The issue is that, for a person to ‘derive’ comedy from Sarah Silverman the ‘analogue’ way, you have to get her works legally, be that streaming her comedy specials, or watching movies/shows she’s written for.
With chat GPT and other AI, its been ‘trained’ on her work (and, presumably as many other’s works as possible) once, and now there’s no ‘views’, or even sources given, to those properties.
And like a lot of digital work, its reach and speed is unprecedented. Like, previously, yeah, of course you could still ‘derive’ from people’s works indirectly, like from a friend that watched it and recounted the ‘good bits’, or through general ‘cultural osmosis’. But that was still limited by the speed of humans, and of culture. With AI, it can happen a functionally infinite number of times, nearly instantly.
Is all that to say Silverman is 100% right here? Probably not. But I do think that, the legality of ChatGPT, and other AI that can ‘copy’ artist’s work, is worth questioning. But its a sticky enough issue that I’m genuinely not sure what the best route is. Certainly, I think current AI writing and image generation ought to be ineligible for commercial use until the issue has at least been addressed.
The issue is that, for a person to ‘derive’ comedy from Sarah Silverman the ‘analogue’ way, you have to get her works legally, be that streaming her comedy specials, or watching movies/shows she’s written for.
Damn did they already start implanting DRM bio-chips in people?
And like a lot of digital work, its reach and speed is unprecedented. Like, previously, yeah, of course you could still ‘derive’ from people’s works indirectly, like from a friend that watched it and recounted the ‘good bits’, or through general ‘cultural osmosis’.

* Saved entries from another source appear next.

# jgkellymit/GENIE-SMEM

Hardware: NVIDIA B200
Metric: SMEM reads/sec (BWA-SMEM; LUT/RMI under methods) (higher is better)
Workload: dtype u32

## Files before the change

genie_smem_b200/_capi.py:

```python
import ctypes as C
import os

_HERE = os.path.dirname(os.path.abspath(__file__))
LIB_PATH = os.path.join(_HERE, "libgenie_smem.so")

OK, E_INVALID, E_NOMEM, E_CUDA, E_CAPACITY, E_NODEVICE = 0, -1, -2, -3, -4, -5
METHOD_BWA, METHOD_LUT, METHOD_RMI = 0, 1, 2
READ_OK, READ_REF_RAISES, READ_TOO_SHORT = 0, 1, 2

u8p, u32p, u64p, i64p, f64p = (C.POINTER(t) for t in (C.c_uint8, C.c_uint32, C.c_uint64, C.c_int64, C.c_double))


class IndexInfo(C.Structure):
    _fields_ = [("n_bases", C.c_uint64), ("n_rows", C.c_uint64), ("n_buckets", C.c_uint64), ("bucket_bytes", C.c_uint64),
                ("text_words", C.c_uint64), ("count", C.c_uint32 * 4), ("C", C.c_uint32 * 5), ("primary_fwd", C.c_uint32),
                ("primary_rev", C.c_uint32), ("has_reverse", C.c_uint32), ("reserved", C.c_uint32)]


class DevIndex(C.Structure):
    _fields_ = [("n_rows", C.c_uint64), ("n_buckets", C.c_uint64), ("fwd_buckets", C.c_void_p), ("rev_buckets", C.c_void_p),
                ("sa", C.c_void_p), ("text2bit", C.c_void_p), ("C", C.c_uint32 * 5), ("primary_fwd", C.c_uint32),
                ("primary_rev", C.c_uint32), ("seed_K", C.c_uint32), ("seed_table", C.c_void_p)]


# ... 47 lines not shown
    "gsm_pack_reads": (C.c_int, [C.c_char_p, C.c_void_p, C.c_uint64, C.c_void_p, C.c_void_p]),
    "gsm_text_pack_device": (C.c_int, [C.c_void_p, C.c_uint64, C.c_uint32, C.c_void_p, C.c_void_p, C.c_void_p]),
    "gsm_index_build_device_workspace": (C.c_int, [C.c_uint64, C.c_uint32, C.POINTER(C.c_uint64)]),
    "gsm_index_build_device": (C.c_int, [C.c_void_p, C.c_uint64, C.c_uint32, C.c_void_p, C.c_void_p, C.c_void_p, C.c_void_p, C.c_uint64,
                                         C.POINTER(IndexInfo), C.c_void_p]),
    "gsm_fastq_scan": (C.c_int, [C.c_void_p, C.c_uint64, C.POINTER(C.c_uint64), C.c_void_p, C.c_void_p, C.c_uint64, C.c_uint32]),
    "gsm_fastq_gather": (C.c_int, [C.c_void_p, C.c_void_p, C.c_void_p, C.c_uint64, C.c_void_p, C.c_void_p, C.c_uint32]),
    "gsm_pack_reads_device": (C.c_int, [C.c_void_p, C.c_void_p, C.c_uint32, C.c_void_p, C.c_uint64, C.c_uint32, C.c_void_p, C.c_void_p, C.c_void_p,
                                        C.c_void_p]),
    "gsm_fastq_count_device": (C.c_int, [C.c_void_p, C.c_uint64, C.c_void_p, C.c_void_p]),
    "gsm_fastq_records_device": (C.c_int, [C.c_void_p, C.c_uint64, C.c_void_p, C.c_uint64, C.c_void_p, C.c_void_p, C.c_void_p, C.c_void_p]),
    "gsm_pack_reads_scattered_device": (C.c_int, [C.c_void_p, C.c_void_p, C.c_void_p, C.c_void_p, C.c_uint64, C.c_uint32, C.c_void_p, C.c_void_p,
                                                  C.c_void_p]),
    "gsm_pack_reads_device_check": (C.c_int, [C.c_void_p, C.c_void_p]),
    "gsm_reads_both_strands_device": (C.c_int, [C.POINTER(DevReads), C.c_void_p, C.c_void_p, C.c_void_p, C.c_void_p]),
    "gsm_smem_workspace_info": (C.c_int, [C.c_uint64, C.c_uint32, C.POINTER(WorkspaceInfo)]),
    "gsm_backsearch_batch": (C.c_int, [C.POINTER(DevIndex), C.POINTER(DevReads), C.c_void_p, C.c_void_p, C.c_void_p]),
    "gsm_backsearch_add_one_batch": (C.c_int, [C.POINTER(DevIndex), C.c_uint64, C.c_void_p, C.c_void_p, C.c_void_p, C.c_void_p]),
    "gsm_sa_lookup_batch": (C.c_int, [C.POINTER(DevIndex), C.c_uint64, C.c_void_p, C.c_void_p, C.c_void_p]),
    "gsm_sa_sample_build": (C.c_int, [C.POINTER(DevIndex), C.c_uint32, C.c_void_p, C.c_void_p]),
    "gsm_locate_sampled_batch": (C.c_int, [C.POINTER(DevIndex), C.c_void_p, C.c_uint32, C.c_uint64, C.c_void_p, C.c_void_p, C.c_void_p]),
    "gsm_lut_build": (C.c_int, [C.POINTER(DevIndex), C.c_uint32, C.c_void_p, C.c_void_p]),
    "gsm_seed_table_build": (C.c_int, [C.POINTER(DevIndex), C.c_uint32, C.c_void_p, C.c_void_p]),
    "gsm_smem_batch": (C.c_int, [C.c_int, C.POINTER(DevIndex), C.POINTER(DevReads), C.c_uint32, C.c_uint32, C.c_void_p,
                                 C.POINTER(DevRmi), C.POINTER(Workspace), C.c_void_p]),
    "gsm_smem_sweep": (C.c_int, [C.POINTER(DevIndex), C.POINTER(DevReads), C.POINTER(Workspace), C.c_void_p]),
    "gsm_smem_select": (C.c_int, [C.c_int, C.POINTER(DevIndex), C.POINTER(DevReads), C.c_uint32, C.c_uint32, C.c_void_p,
                                  C.POINTER(DevRmi), C.POINTER(Workspace), C.c_void_p]),
    "gsm_smem_collect": (C.c_int, [C.POINTER(DevReads), C.POINTER(Workspace), C.c_void_p, C.c_uint64, C.c_void_p]),
    "gsm_rmi_probe_build": (C.c_int, [C.POINTER(DevIndex), C.c_void_p, C.c_void_p]),
    "gsm_rmi_bounds_build": (C.c_int, [C.POINTER(DevIndex), C.c_uint32, C.c_void_p, C.c_void_p]),
    "gsm_option_lut_frame_machine": (C.c_int, [C.c_int]),
    "gsm_option_rmi_prefilter": (C.c_int, [C.c_int]),
    "gsm_rmi_hazard_scan": (C.c_int, [C.POINTER(DevIndex), C.POINTER(DevRmi), C.c_void_p, C.c_uint64, C.c_void_p, C.POINTER(C.c_uint64), C.c_void_p]),
    "gsm_rmi_hazard_hash": (C.c_int, [C.c_void_p, C.c_uint64, C.c_void_p, C.c_uint32]),
    "gsm_rmi_none_rows": (C.c_int, [C.POINTER(DevIndex), C.c_uint32, C.c_void_p, C.c_void_p, C.c_void_p]),
    "gsm_rmi_lookup_batch": (C.c_int, [C.POINTER(DevIndex), C.POINTER(DevRmi), C.c_uint64, C.c_void_p, C.c_void_p, C.c_void_p,
                                       C.c_void_p, C.c_void_p, C.c_void_p]),
    "gsm_comm_unique_id": (C.c_int, [C.c_void_p]),
    "gsm_comm_init": (C.c_int, [C.c_void_p, C.c_int, C.c_int, C.POINTER(C.c_void_p)]),
    "gsm_comm_free": (C.c_int, [C.c_void_p]),
    "gsm_comm_info": (C.c_int, [C.c_void_p, C.POINTER(C.c_int), C.POINTER(C.c_int), C.POINTER(C.c_int)]),
    "gsm_comm_allgather_u64": (C.c_int, [C.c_void_p, C.c_void_p, C.c_uint64, C.c_void_p, C.c_void_p]),
    "gsm_gather_records": (C.c_int, [C.c_void_p, C.c_void_p, C.c_uint64, C.c_void_p, C.c_void_p, C.c_int, C.c_void_p]),
    "gsm_peer_export": (C.c_int, [C.c_void_p, C.c_void_p, C.POINTER(C.c_uint64)]),
    "gsm_peer_open": (C.c_int, [C.c_void_p, C.c_uint64, C.POINTER(C.c_void_p)]),
    "gsm_peer_close": (C.c_int, [C.c_void_p, C.c_uint64]),
    "gsm_smem_collect_gathered": (C.c_int, [C.POINTER(DevReads), C.POINTER(Workspace), C.c_void_p, C.c_uint64, C.c_void_p, C.c_uint32,
                                            C.c_void_p, C.c_void_p]),
# ... 47 lines not shown
```

genie_smem_b200/csrc/kernels.cu:

```cuda
#include <cuda_runtime.h>

#include <algorithm>
#include <cstdint>
#include <cstdio>
#include <cstdlib>
#include <cstring>
#include <string>
#include <type_traits>

#include "../../include/genie_smem.h"
#include "host_common.hpp"
#include "select_logic.cuh"
#include "sweep_device.cuh"


namespace gsm {

#define GSM_CUDA(call)                                                                          \
    do {                                                                                        \
        cudaError_t e__ = (call);                                                               \
        if (e__ != cudaSuccess)                                                                 \
            return fail(GSM_E_CUDA, std::string(#call) + ": " + cudaGetErrorString(e__));       \
    } while (0)

// ... 847 lines not shown
    }
    table[code] = make_uint2(lo, cnt);
}

__global__ void k_seed_build(const uint4* fwd, const uint4* rev, IndexMeta meta, uint32_t K, uint64_t n_codes, uint4* table) {
    const uint64_t code = (uint64_t)blockIdx.x * blockDim.x + threadIdx.x;
    if (code >= n_codes) return;
    auto lf = [fwd](uint64_t idx) { return ldg_half(fwd, idx); };
    auto lr = [rev](uint64_t idx) { return ldg_half(rev, idx); };
    uint32_t lo = 0, cnt = meta.n_rows, rlo = 0, rcnt = meta.n_rows;
    for (uint32_t t = 0; t < K; ++t) {
        const uint32_t c = (uint32_t)(code >> (2 * t)) & 3u;
        const StepOut r = step_single(lf, lo, lo + cnt, c, meta.C[c], meta.prim_f);
        lo = r.lo_new; cnt = r.cnt_new;
    }
    for (uint32_t t = 0; t < K && rcnt && cnt; ++t) {
        const uint32_t c = (uint32_t)(code >> (2 * (K - 1 - t))) & 3u;
        const StepOut r = step_single(lr, rlo, rlo + rcnt, c, meta.C[c], meta.prim_r);
        rlo = r.lo_new; rcnt = r.cnt_new;
    }
    table[code] = make_uint4(lo, cnt, cnt ? rlo : 0u, 0u);
}
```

Please explain why you cannot download a movie/episode/ebook illegally and then directly derive from it.
Please explain why you cannot download a movie/episode/ebook illegally and then directly derive from it.

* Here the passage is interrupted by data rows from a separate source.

#pragma unroll
  for (int j = 0; j < kPer; j++) {
    uint32_t hf, hb;
    if (k16) {
      hf = murmur32_k16(flo, fhi);
      hb = murmur32_k16(rlo, rhi);
    } else {
      uint64_t r1, r2;
      if (rsh < 64) { r1 = (rlo >> rsh) | (rhi << (64 - rsh)); r2 = rhi >> rsh; }
      else { r1 = rsh == 64 ? rhi : (rhi >> (rsh - 64)); r2 = 0; }
      hf = murmur32_tail(flo & maskLo, fhi & maskHi, k);
      hb = murmur32_tail(r1, r2, k);
    }
    const bool ok = (i0 + j < nPos) && (hf != hb);
    const uint32_t h = hf < hb ? hf : hb;
    key[j] = ok ? (((uint64_t)h << 32) | (uint32_t)(kTile - 1 - (local0 + j))) : kSkipKey;
    const uint64_t nb = fwd_byte(16 + j), nc = rc_byte(16 + j);
    flo = (flo >> 8) | (fhi << 56);
    fhi = (fhi >> 8) | (nb << 56);
    rhi = (rhi << 8) | (rlo >> 56);
    rlo = (rlo << 8) | nc;
  }
}

__device__ __forceinline__ void tile_winnow_keys(const uint64_t (&key)[kPer], int32_t B, int32_t nPos, int w, int lo, int hiEmit,
                                                 uint64_t *keys, int *ws,
                                                 uint64_t (&W)[kPer], bool (&em)[kPer], int &tileFirstP, int &tileLastP)
{
  const int t = threadIdx.x;
  const int local0 = t * kPer;
  bool own_ok[kPer];
  if (t == 0) ws[kTPB + 8] = -1;
  if (w >= kPer && w <= 4 * kPer) {
    uint64_t suf = kSkipKey, pre = kSkipKey;
#pragma unroll
    for (int j = kPer - 1; j >= 0; j--) { suf = key[j] < suf ? key[j] : suf; keys[local0 + j] = suf; }
#pragma unroll
    for (int j = 0; j < kPer; j++) { own_ok[j] = key[j] != kSkipKey; pre = key[j] < pre ? key[j] : pre; W[j] = pre; }
    block_barrier();
    const int aHi = (w - 1) / kPer;
    uint64_t allHi = kSkipKey, allLo = kSkipKey;
#pragma unroll
    for (int x = 1; x <= 3; x++) {
      if (x <= aHi) {
        const uint64_t v = t - x >= 0 ? keys[(t - x) * kPer] : kSkipKey;
        allLo = allHi; allHi = v < allHi ? v : allHi;
      }
    }
    int a = aHi, b = (w - 1) - aHi * kPer;
#pragma unroll
    for (int j = 0; j < kPer; j++) {
      const uint64_t whole = a == aHi ? allHi : allLo;
      const int tb = t - a - 1;
      const uint64_t part = (b > 0 && tb >= 0) ? keys[tb * kPer + kPer - b] : kSkipKey;
      uint64_t m = whole < part ? whole : part;
      W[j] = m < W[j] ? m : W[j];
      if (b == 0) { a--; b = kPer - 1; } else b--;
    }
  } else {
#pragma unroll
  for (int j = 0; j < kPer; j++) { keys[local0 + j] = key[j]; W[j] = key[j]; own_ok[j] = key[j] != kSkipKey; }

  int p = 1;
  while (2 * p <= w) {
    block_barrier();
    uint64_t r[kPer];
#pragma unroll
    for (int j = 0; j < kPer; j++) { int q = local0 + j - p; r[j] = q >= 0 ? keys[q] : kSkipKey; }
    block_barrier();
#pragma unroll
    for (int j = 0; j < kPer; j++) { W[j] = r[j] < W[j] ? r[j] : W[j]; keys[local0 + j] = W[j]; }
    p <<= 1;
  }
  block_barrier();
  if (w > p) {
    const int d = w - p;
#pragma unroll
    for (int j = 0; j < kPer; j++) { int q = local0 + j - d; uint64_t r = q >= 0 ? keys[q] : kSkipKey; W[j] = r < W[j] ? r : W[j]; }
  }
  }

  int P[kPer]; bool val[kPer];
  int myMax = -1, myFirst = -1;
#pragma unroll
  for (int j = 0; j < kPer; j++) {
    const int l = local0 + j;
    val[j] = own_ok[j] && l >= lo + w - 1 && l < hiEmit && (B + l) < nPos;
    P[j] = val[j] ? (kTile - 1 - (int)(uint32_t)W[j]) : -1;
    if (val[j]) { if (myFirst < 0) myFirst = P[j]; myMax = P[j]; }
  }
  const int lane = t & (kWave - 1), wv = t >> 6;
  int v = myMax;
#pragma unroll
  for (int d = 1; d < kWave; d <<= 1) { const int o = __shfl_up(v, d); if (lane >= d) v = o > v ? o : v; }
  int prev = __shfl_up(v, 1); if (lane == 0) prev = -1;
  if (lane == kWave - 1) ws[wv] = v;
  block_barrier();
  int lastAll = -1;
#pragma unroll
  for (int i = 0; i < kTPB / kWave; i++) { const int x = ws[i]; if (i < wv) prev = x > prev ? x : prev; lastAll = x > lastAll ? x : lastAll; }
  if (myFirst >= 0 && prev < 0) ws[kTPB + 8] = myFirst;
  block_barrier();
  const int firstAll = ws[kTPB + 8];
#pragma unroll
  for (int j = 0; j < kPer; j++) {
    em[j] = val[j] && P[j] != prev;
    if (val[j]) prev = P[j];
  }
  tileFirstP = firstAll >= 0 ? B + firstAll : -1;
  tileLastP = lastAll >= 0 ? B + lastAll : -1;
  block_barrier();
}

template <bool PACKED>
__device__ __forceinline__ void tile_winnow(const void *seq, int64_t off, int32_t len, int32_t B, int k, int w,
                                            uint64_t *keys, int *ws,
                                            uint64_t (&W)[kPer], bool (&em)[kPer], int &tileFirstP, int &tileLastP)
{
  uint64_t key[kPer];
  hash_positions<PACKED>(seq, off, len, B + (int)threadIdx.x * kPer, (int)threadIdx.x * kPer, k, key);
  tile_winnow_keys(key, B, len - k + 1, w, 0, kTile, keys, ws, W, em, tileFirstP, tileLastP);
}

static __global__ __launch_bounds__(kTPB) void k_sketch_tiles(const uint32_t *__restrict__ packed, const uint8_t *__restrict__ ascii,
                                                       const int64_t *__restrict__ contigOff, const int32_t *__restrict__ contigLen,
                                                       const uint8_t *__restrict__ contigMode ,
                                                       const TileDesc *__restrict__ tiles, int k, int w,
                                                       uint32_t *__restrict__ poolHash, int32_t *__restrict__ poolWpos,
                                                       uint32_t poolCap, unsigned long long *__restrict__ poolCount,
                                                       TileMeta *__restrict__ meta)
{
  __shared__ uint64_t keys[kTile];
  __shared__ int ws[kTPB + 16];
  __shared__ unsigned long long sBase;
  const TileDesc td = tiles[blockIdx.x];
  const int64_t off = contigOff[td.contig];
  const int32_t len = contigLen[td.contig];
  uint64_t W[kPer]; bool em[kPer]; int firstP, lastP;
  if (contigMode[td.contig]) tile_winnow<true>(packed, off, len, td.firstPos, k, w, keys, ws, W, em, firstP, lastP);
  else tile_winnow<false>(ascii, off, len, td.firstPos, k, w, keys, ws, W, em, firstP, lastP);
  int cnt = 0;
#pragma unroll
  for (int j = 0; j < kPer; j++) cnt += em[j];
  int total; int rank = block_excl_scan(cnt, ws, &total);
  if (threadIdx.x == 0) sBase = pool_take(poolCount, poolCap, (unsigned long long)total);
  block_barrier();
  const unsigned long long base = sBase & ~kPoolOverflowBit;
  if (!(sBase & kPoolOverflowBit)) {
#pragma unroll
    for (int j = 0; j < kPer; j++)
      if (em[j]) {
        poolHash[base + rank] = (uint32_t)(W[j] >> 32);
        poolWpos[base + rank] = td.firstPos + (int)threadIdx.x * kPer + j - w + 1;
        rank++;
      }
  }
  if (threadIdx.x == 0) {
    TileMeta m; m.off = (uint32_t)base; m.cnt = total; m.firstP = firstP; m.lastP = lastP;
    meta[blockIdx.x] = m;
  }
}

__device__ __forceinline__ int32_t owner_of(const uint32_t *__restrict__ start, int32_t nContigs, uint32_t u)
{
  int32_t lo = 0, hi = nContigs;
  while (hi - lo > 1) { int32_t mid = (lo + hi) >> 1; if (start[mid] <= u) lo = mid; else hi = mid; }
  return lo;
}

static __global__ void k_expand_tiles(const uint32_t *__restrict__ tileStart, int32_t nContigs, uint32_t nTiles, int32_t stride, TileDesc *__restrict__ tiles)
{
  const uint32_t T = blockIdx.x * blockDim.x + threadIdx.x;
  if (T >= nTiles) return;
  const int32_t c = owner_of(tileStart, nContigs, T);
  tiles[T] = TileDesc{c, (int32_t)((T - tileStart[c]) * (uint32_t)stride)};
}

static __global__ void k_sketch_tile_counts(const TileDesc *__restrict__ tiles, const TileMeta *__restrict__ meta, int nTiles,
                                     int32_t *__restrict__ outCnt , uint8_t *__restrict__ dropFirst)
{
  int T = blockIdx.x * blockDim.x + threadIdx.x;
  if (T >= nTiles) return;
  const TileMeta m = meta[T];
  int drop = 0;
  if (m.cnt > 0) {
    const int c = tiles[T].contig;
    for (int U = T - 1; U >= 0 && tiles[U].contig == c; U--) {
      const int lp = meta[U].lastP;
      if (lp >= 0) { drop = (lp == m.firstP); break; }
    }
  }
  dropFirst[T] = (uint8_t)drop;
  outCnt[T] = m.cnt - drop;
}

The law does not prohibit the receiving of an unauthorized copy. The law prohibits the distribution of the unauthorized copy. It is possible to send/transmit/upload a movie/episode/ebook illegally, but the act of receiving/downloading that unauthorized copy is not prohibited and not illegal.
You can’t illegally download a movie/episode/ebook for the same reason that you can’t illegally park your car in your own garage: there is no law making it illegal.
Even if ChatGPT possesses an unauthorized copy of the work, it would only violate copyright law if it created and distributed a new copy of that work. A summary of the work would be considered a “transformative derivation”, and would fall well within the boundaries of fair-use.
I mean, you can do that, but that’s a crime.
Which is exactly what Sarah Silverman is claiming ChatGPT is doing.
And, beyond a individual crime of a person reading a pirated book, again, we’re talking about ChatGPT and other AI magnifying reach and speed, beyond what an individual person ever could do even if they did nothing but read pirated material all day, not unlike websites like The Pirate Bay. Y’know, how those website constantly get taken down and have to move around the globe to areas where they’re beyond the reach of the law, due to the crimes they’re doing.
I’m not like, anti-piracy or anything. But also, I don’t think companies should be using pirated software, and my big concern about LLMs aren’t really for private use, but for corporate use.
The issue is that, for a person to ‘derive’ comedy from Sarah Silverman the ‘analogue’ way, you have to get her works legally,
That is not actually true.
I would violate copyright by making an unauthorized copy and providing it to you, but you do not violate copyright for simply viewing that unauthorized copy. Sarah can come after me for creating the cop[y|ies], but she can’t come after the people to whom I send them, even if they admit to having willingly viewed a copy they knew to be unauthorized.
Copyright applies to distribution, not consumption.
The issue is that, for a person to ‘derive’ comedy from Sarah Silverman the ‘analogue’ way, you have to get her works legally, be that streaming her comedy specials, or watching movies/shows she’s written for.
I can also talk to a guy in a bar rambling about her work. That guy’s name? ChatGPT.